You’ve got to lock your doors Brunswick County.

The car, the house, the shed; all of them—it’s time.

I’m not from here, but I’ve lived in North Carolina long enough to know you don’t want to hear this. North Carolinians love to leave the windows open and the doors unlocked almost as much as they love setting fires in their yards.

But wherever I’ve lived in this state I have seen truly impressive strings of unforced breaking and entering reports.

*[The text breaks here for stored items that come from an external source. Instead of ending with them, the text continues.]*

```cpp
__global__ __launch_bounds__(PT_WAVES * WAVE) void k_cluster_prep(
        const double* __restrict__ qr, int64_t n_rec, int kind,
        double* __restrict__ ld, double* __restrict__ aux, int* err,
        double* pinv_ws) {
    const int wave = threadIdx.x >> 6;
    const int64_t w = (int64_t)blockIdx.x * PT_WAVES + wave;
    if (kind == SPKD_KL2) {
        if (w >= n_rec) return;
        const double* R = qr + w * QREC;
        double a[DA];
        single_rows_from_qr(R, a);
        const double n = qr_count(R);
        const double mean_i = a[D] / n;
        cov_rows(a, n);
        kl2_aux_from_cov(a, mean_i, aux + w * AUX, pinv_ws);
        if (lane_id() == 0) ld[w] = 0.0;
        return;
    }
    if (w * 4 >= n_rec) return;
    const QuadLane L = quad_lane();
    const double* recs[4];
    bool selfs[4];
#pragma unroll
    for (int mi = 0; mi < 4; ++mi) {
        int64_t c = w * 4 + mi;
        c = c < n_rec ? c : n_rec - 1;
        recs[mi] = qr + c * QREC;
        selfs[mi] = true;
    }
    int64_t c = w * 4 + L.m;
    const bool valid = c < n_rec;
    c = valid ? c : n_rec - 1;
    const double* R = qr + c * QREC;
    QuadRows q;
    double sv[QS];
    const double nR = qr_count(R), fR = fast_recip(nR - 1.0);
    quad_load_scaled(R, L.t, fR, q, sv);
    double c1[QS];
    const double gR = -(fR * fast_recip(nR));
#pragma unroll
    for (int s = 0; s < QS; ++s) c1[s] = gR * sv[s];
    TriRank1<0>::run(q, c1, sv);
    auto form_single = [&](int mi, double (&a)[DA]) { single_pair_matrix(kind, recs[mi], recs[mi], true, a); };
    const double v = tri_logdet(q, L.m, err, form_single);
    if (valid && L.t == 0) ld[c] = v;
}

__device__ __forceinline__ double finish_distance(int kind, double lambdac, double nA, double ldA,
                                                  double nC, double ldC, double ldx) {
#pragma clang fp contract(off)
    const double n = nA + nC;
    if (kind == SPKD_BIC) {
        double d = 0.5 * n * ldx - 0.5 * nA * ldA - 0.5 * nC * ldC;
        d -= lambdac * 0.5 * PEN_UNIT * log(n);
        return d;
    }
    return -(n / 2.0) * ((nA / n) * ldA + (nC / n) * ldC - ldx);
}

__device__ __forceinline__ int find_problem(const int64_t* __restrict__ seg_off, int64_t n_prob, int64_t g) {
    int64_t lo = 0, hi = n_prob;
    while (hi - lo > 1) {
        int64_t mid = (lo + hi) >> 1;
        if (seg_off[mid] <= g) lo = mid; else hi = mid;
    }
    return (int)lo;
}

#ifndef SPKD_MX_WAVES
#define SPKD_MX_WAVES 4
#endif
constexpr int MX_WAVES = SPKD_MX_WAVES;

template <bool TWO>
__global__ __launch_bounds__(MX_WAVES * WAVE, 2) void k_matrix(
        const double* __restrict__ ex, const double* __restrict__ pk, const int64_t* __restrict__ seg_off,
        const int32_t* __restrict__ rec_prob, const int32_t* __restrict__ sched, int variant, int kind, double lambdac,
        const double* __restrict__ ld, const double* __restrict__ aux,
        double* __restrict__ mat, const int64_t* __restrict__ mat_off,
        unsigned long long* stat_max, unsigned long long* stat_min, int* err) {
    __shared__ double ldsA[QREC];
    const int64_t g = sched[blockIdx.x];
    if (g < 0) return;
    const int p = rec_prob[g];
    const int64_t off = seg_off[p];
    const int64_t N = seg_off[p + 1] - off;
    const int64_t ra = g - off;
// ... 1053 lines not shown
```

### speaker-diarization_amd/csrc/spkd_handoff.hpp

```cpp
#pragma once
#include "spkd_cd.hpp"
#include "spkd_cluster.hpp"
#include "spkd_device.hpp"

namespace spkd {

__host__ __device__ inline int32_t count_detections(const int32_t* flags, int64_t n_win) {
    int32_t cnt = 0;
    for (int64_t i = 0; i < n_win; ++i) cnt += flags[i] != 0;
    return cnt;
}

struct RecipeLine {
    double start_s, end_s;
    int64_t frame_b, frame_e;
    int64_t index;
};

__host__ __device__ inline RecipeLine recipe_line(int64_t begin, int64_t len, int64_t ev_off, int64_t j, int64_t nd,
                                                  const double* det_start, const double* det_maxi,
                                                  const double* final_start, double ls, double le, double rate) {
#pragma clang fp contract(off)
    RecipeLine L;
    const bool tail = j == nd;
    double fs, fe;
    if (tail) {
        fs = *final_start;
        L.start_s = fs / rate + ls;
        L.end_s = ((le - ls) * rate) / rate + ls;
        fe = 0.0;
    } else {
        fs = det_start[ev_off + j];
        fe = fs + det_maxi[ev_off + j];
        L.start_s = fs / rate + ls;
        L.end_s = fe / rate + ls;
    }
    L.frame_b = begin + (int64_t)fs;
    L.frame_e = tail ? begin + len : begin + (int64_t)fe;
    L.index = ev_off + j;
    return L;
}
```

I thought the reports of thefts from just the passenger side of a baker’s dozen unlocked cars strung out along the length of Wake Forest’s 2-mile South Main Street one spring day was going to be hard to beat.

But I was here no more than a week when the reports of B&Es from 19 vehicles down one street in Holden Beach came in.

I swear, North Carolina should replace the Tar Heel with a picture of Snuffy Smith stealing a pie from the windowsill where it was left to cool.

Everywhere I’ve been in this state the people love living where they don’t have to lock up —not at night, not when they’re running into the store, not when the car is parked just outside.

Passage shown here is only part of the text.